If your actual string contains quotes, that's an entirely different thing than a quoted string, though. To get that string in shell you'd have to do "\"thing in quotes\"". The shell doesn't unwrap the second layer of quotes because it thinks you want them, and won't do that kind of double think unless you tell it to -- which is a good thing, because if it did process everything it found in a variable, someone could type `sudo rm -Rf /` into your input and wipe your system.

That sort of shenanigans is why I wouldn't reccomend using eval to force the shell to evaluate the quotes, either. It'd technically work but would be a frightening security hole.

xargs also processes quotes, though! I've spent more time fighting that feature than using it, forcing xargs to use raw filenames containing spaces or quotes, but it might actually be useful here...

# Green is typed input, red is what xargs prints
$ xargs printf "%s\n"
"file with spaces" file_without_spaces
^D
file with spaces
file_without_spaces
$

So:

printf "Enter list of files: "
read LINE

echo "$LINE" | xargs printf "%s\n" > /tmp/$$
while read FILENAME
do
        echo "Got filename $FILENAME"
done < /tmp/$$
rm -f /tmp/$$

As you can tell LessNux we are very concerned with the security implications of using eval against user entered data. There are a few limited situations where using eval could be OK but in general it's pretty unsafe.

If you really need to do wildcard filename expansion/matching on userdata perhaps something in perl eg:

#!/usr/bin/perl
use strict;
use warnings;
my @files = glob("Winter\\ View.txt \"Summer View.txt\" scene*");
foreach my $file (@files) {
        print "Filename: $file\n";
}
exit 0;
1 Like

My BASH script was supposed to call a command that takes file names (or pathnames).

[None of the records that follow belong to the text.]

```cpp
template <typename T>
int launch_grouped_pred_by_id(pds_ctx* ctx, const T* const* d_cols, int n_feat, int bias, int64_t n_rows, const int64_t* d_keys,
                              const int64_t* d_kmin, const uint32_t* d_rank, int64_t n_groups, const T* d_coeffs, const uint8_t* d_flags,
                              T* d_pred, T* d_resid, uint8_t* d_row_null);
template <typename T>
inline int grouped_pred_table_stride(int pp) {
    const int b = pp * (int)sizeof(T);
    return b <= 64 ? 64 / (int)sizeof(T) : (b <= 128 ? 128 / (int)sizeof(T) : pp);
}
template <typename T>
int launch_grouped_pred_by_id_table(pds_ctx* ctx, const T* const* d_cols, int n_feat, int bias, int64_t n_rows, const int64_t* d_keys,
                                    const int64_t* d_kmin, const uint32_t* d_ids , int64_t n_groups, const T* d_coeffs,
                                    const uint8_t* d_flags, T* d_table , T* d_pred, T* d_resid, uint8_t* d_row_null);
template <typename T>
int launch_grouped_irls(pds_ctx* ctx, const T* const* d_cols, int n_feat, int bias, int64_t n_rows, const int64_t* d_off,
                        int64_t n_groups, int link, int variance, double tol, int max_iter, int64_t split_rows, T* d_coeffs,
                        int32_t* d_n_iter, uint8_t* d_null, T* d_pred , uint8_t* d_row_null ,
                        const uint32_t* d_perm ,
                        int64_t* d_long_list, unsigned* d_long_count, int64_t long_cap, double l1_reg = 0.0, double l2_reg = 0.0);
template <typename T>
int launch_grouped_irls_wo(pds_ctx* ctx, const T* const* d_cols, int n_feat, int bias, int64_t n_rows, const int64_t* d_off,
                           int64_t n_groups, int link, int variance, double tol, int max_iter, int64_t split_rows, T* d_coeffs,
                           int32_t* d_n_iter, uint8_t* d_null, T* d_pred , uint8_t* d_row_null ,
                           const uint32_t* d_perm , int64_t* d_long_list, unsigned* d_long_count, int64_t long_cap);
template <typename T>
int launch_glm_wo_sums(pds_ctx* ctx, const T* d_y, const T* d_pw, int64_t n_rows, double* d_out4);
template <typename T>
int launch_irls_working_wo(pds_ctx* ctx, const DeviceCols<T>& dc, int n_feat, int64_t n_rows, int bias, const T* d_beta, const IrlsArgs& ia,
                           const T* d_pw, const T* d_off, T* d_w, T* d_z);
constexpr double kGiCdInner = 0.1;
constexpr int kGiCdSweeps = 1000;
template <typename T>
int launch_glm_pred_range(pds_ctx* ctx, const T* const* d_cols, int n_feat, int bias, int64_t r0, int64_t r1, const T* d_beta,
                          const uint8_t* d_null_flag, int link, T* d_pred, uint8_t* d_row_null, const uint32_t* d_perm,
                          const T* d_offset = nullptr );
template <typename T>
struct GlmReportDev {
    T *se, *z, *p, *lo, *hi, *cov, *deviance, *null_deviance, *pearson, *dispersion;
    int64_t* df_resid;
    uint8_t* report_null;
};
constexpr int kGlmReportRec = 280;
template <typename T>
int launch_grouped_glm_report(pds_ctx* ctx, const T* const* d_cols, int n_feat, int bias, int64_t n_rows, const int64_t* d_off,
                              int64_t n_groups, int link, int variance, int64_t split_rows, const T* d_coeffs, const uint8_t* d_null,
                              const GlmReportDev<T>& out, int64_t* d_long_list, unsigned* d_long_count, int64_t long_cap);
template <typename T>
int launch_grouped_glm_report_pieces(pds_ctx* ctx, const T* const* d_cols, int n_feat, int bias, const int64_t* d_off, int link,
                                     int variance, const T* d_coeffs, const GlmReportDev<T>& out, const int64_t* d_pieces,
                                     int64_t n_pieces, const int64_t* d_fin, int64_t n_fin, double* d_rec);
template <typename T>
int launch_grouped_glm_report_wo(pds_ctx* ctx, const T* const* d_cols, int n_feat, int bias, int64_t n_rows, const int64_t* d_off,
                                 int64_t n_groups, int link, int variance, int64_t split_rows, const T* d_coeffs, const uint8_t* d_null,
                                 const GlmReportDev<T>& out, int64_t* d_long_list, unsigned* d_long_count, int64_t long_cap);
template <typename T>
int launch_grouped_glm_report_wo_pieces(pds_ctx* ctx, const T* const* d_cols, int n_feat, int bias, const int64_t* d_off, int link,
                                        int variance, const T* d_coeffs, const GlmReportDev<T>& out, const int64_t* d_pieces,
                                        int64_t n_pieces, const int64_t* d_fin, int64_t n_fin, double* d_rec);
template <typename T>
int launch_grouped_rcond(pds_ctx* ctx, const T* const* d_cols, int n_feat, int bias, int64_t n_rows, const int64_t* d_off,
                         int64_t n_groups, double l2_reg, double rcond, T* d_coeffs, T* d_svals, uint8_t* d_null);
template <typename T>
int launch_grouped_multi(pds_ctx* ctx, const T* const* d_cols, int n_feat, int n_targets, int bias, int64_t n_rows, const int64_t* d_off,
                         int64_t n_groups, double l2_reg, double gate_tol, bool mark_suspects, T* d_coeffs, uint8_t* d_flags,
                         int32_t* d_mark_list, unsigned* d_mark_count);
template <typename T>
int launch_multi_scatter(pds_ctx* ctx, const T* d_co, const uint8_t* d_fl, const int32_t* d_list, int64_t n, int t, int k, int pp, bool first,
                         T* d_coeffs, uint8_t* d_flags);
template <typename T>
int launch_multi_null_fill(pds_ctx* ctx, uint8_t* d_flags, const int32_t* d_list, int64_t n, int kpp, bool check_finite, T* d_coeffs);
template <typename T>
int launch_multi_extract(pds_ctx* ctx, const T* d_coeffs, int64_t n_groups, int t, int k, int pp, T* d_out);
int launch_multi_offsets_check(pds_ctx* ctx, const int64_t* d_off, int64_t n_groups, int64_t n_rows, unsigned* d_bad);
constexpr int kMixedRecW = 0, kMixedRecXY = 256, kMixedRecCM = 272, kMixedRecYY = 288, kMixedRecC = 289, kMixedRecCY = 290, kMixedRecLD = 291;
constexpr int kMixedRecStride = 296;
int launch_sum_records(pds_ctx* ctx, const double* d_rec, int n_rec, double* d_stage, double* d_out, bool compensated);
struct MixedChunks {
    int64_t n_chunks = 0, n_long = 0;
    const int64_t *d_chunk_r0 = nullptr, *d_chunk_n = nullptr, *d_chunk_g = nullptr, *d_chunk_first = nullptr;
    const int64_t *d_long_g = nullptr, *d_long_c0 = nullptr, *d_long_nc = nullptr, *d_long_first = nullptr, *d_long_n = nullptr;
    double* d_sums = nullptr;
    unsigned* d_varies = nullptr;
};
int mixed_stats_blocks(const pds_ctx* ctx, int64_t n_work);
int mixed_profile_blocks(const pds_ctx* ctx, int64_t n_groups);
template <typename T>
int launch_mixed_stats(pds_ctx* ctx, const T* const* d_cols, int n_feat, const int64_t* d_off, int64_t n_groups, int64_t split_rows,
                       const MixedChunks& ch, const double* d_beta0, double* d_means, unsigned* d_flags, double* d_partials,
                       double* d_stage, double* d_w);
int launch_mixed_profile(pds_ctx* ctx, const double* d_means, int n_feat, const int64_t* d_off, int64_t n_groups, double gamma,
                         double* d_partials, double* d_stage, double* d_out);
constexpr int kClusterScoreStride = 18;
struct ClusterChunks {
    int64_t n_chunks = 0, n_long = 0;
    const int64_t *d_chunk_r0 = nullptr, *d_chunk_n = nullptr;
    const int64_t *d_long_c0 = nullptr, *d_long_nc = nullptr;
    double* d_scores = nullptr;
};
int cluster_meat_blocks(const pds_ctx* ctx, int64_t n_work);
template <typename T>
int launch_cluster_meat(pds_ctx* ctx, const T* const* d_cols, int n_feat, const int64_t* d_off, int64_t n_clusters, int64_t split_rows,
                        const ClusterChunks& ch, const T* d_beta, int bias, double* d_partials, double* d_stage, double* d_rec);
int glm_meat_records(const pds_ctx* ctx, int64_t n_rows, int64_t n_clusters, const ClusterChunks& ch);
// ... 194 lines not shown
```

Suppose that the name of the command is TweakFile, and that its syntax is
TweakFile FILE...

After the perl function glob() parsed and expanded file names, how can I pass it to TweakFile on BASH?

Many thanks, in advance.

---------- Post updated at 10:27 AM ---------- Previous update was at 10:19 AM ----------

Does xargs parse and expand file names without execution?

Many thanks, in advance.

As in, does it execute things in backticks?

No, it doesn't, it should be much safer than eval.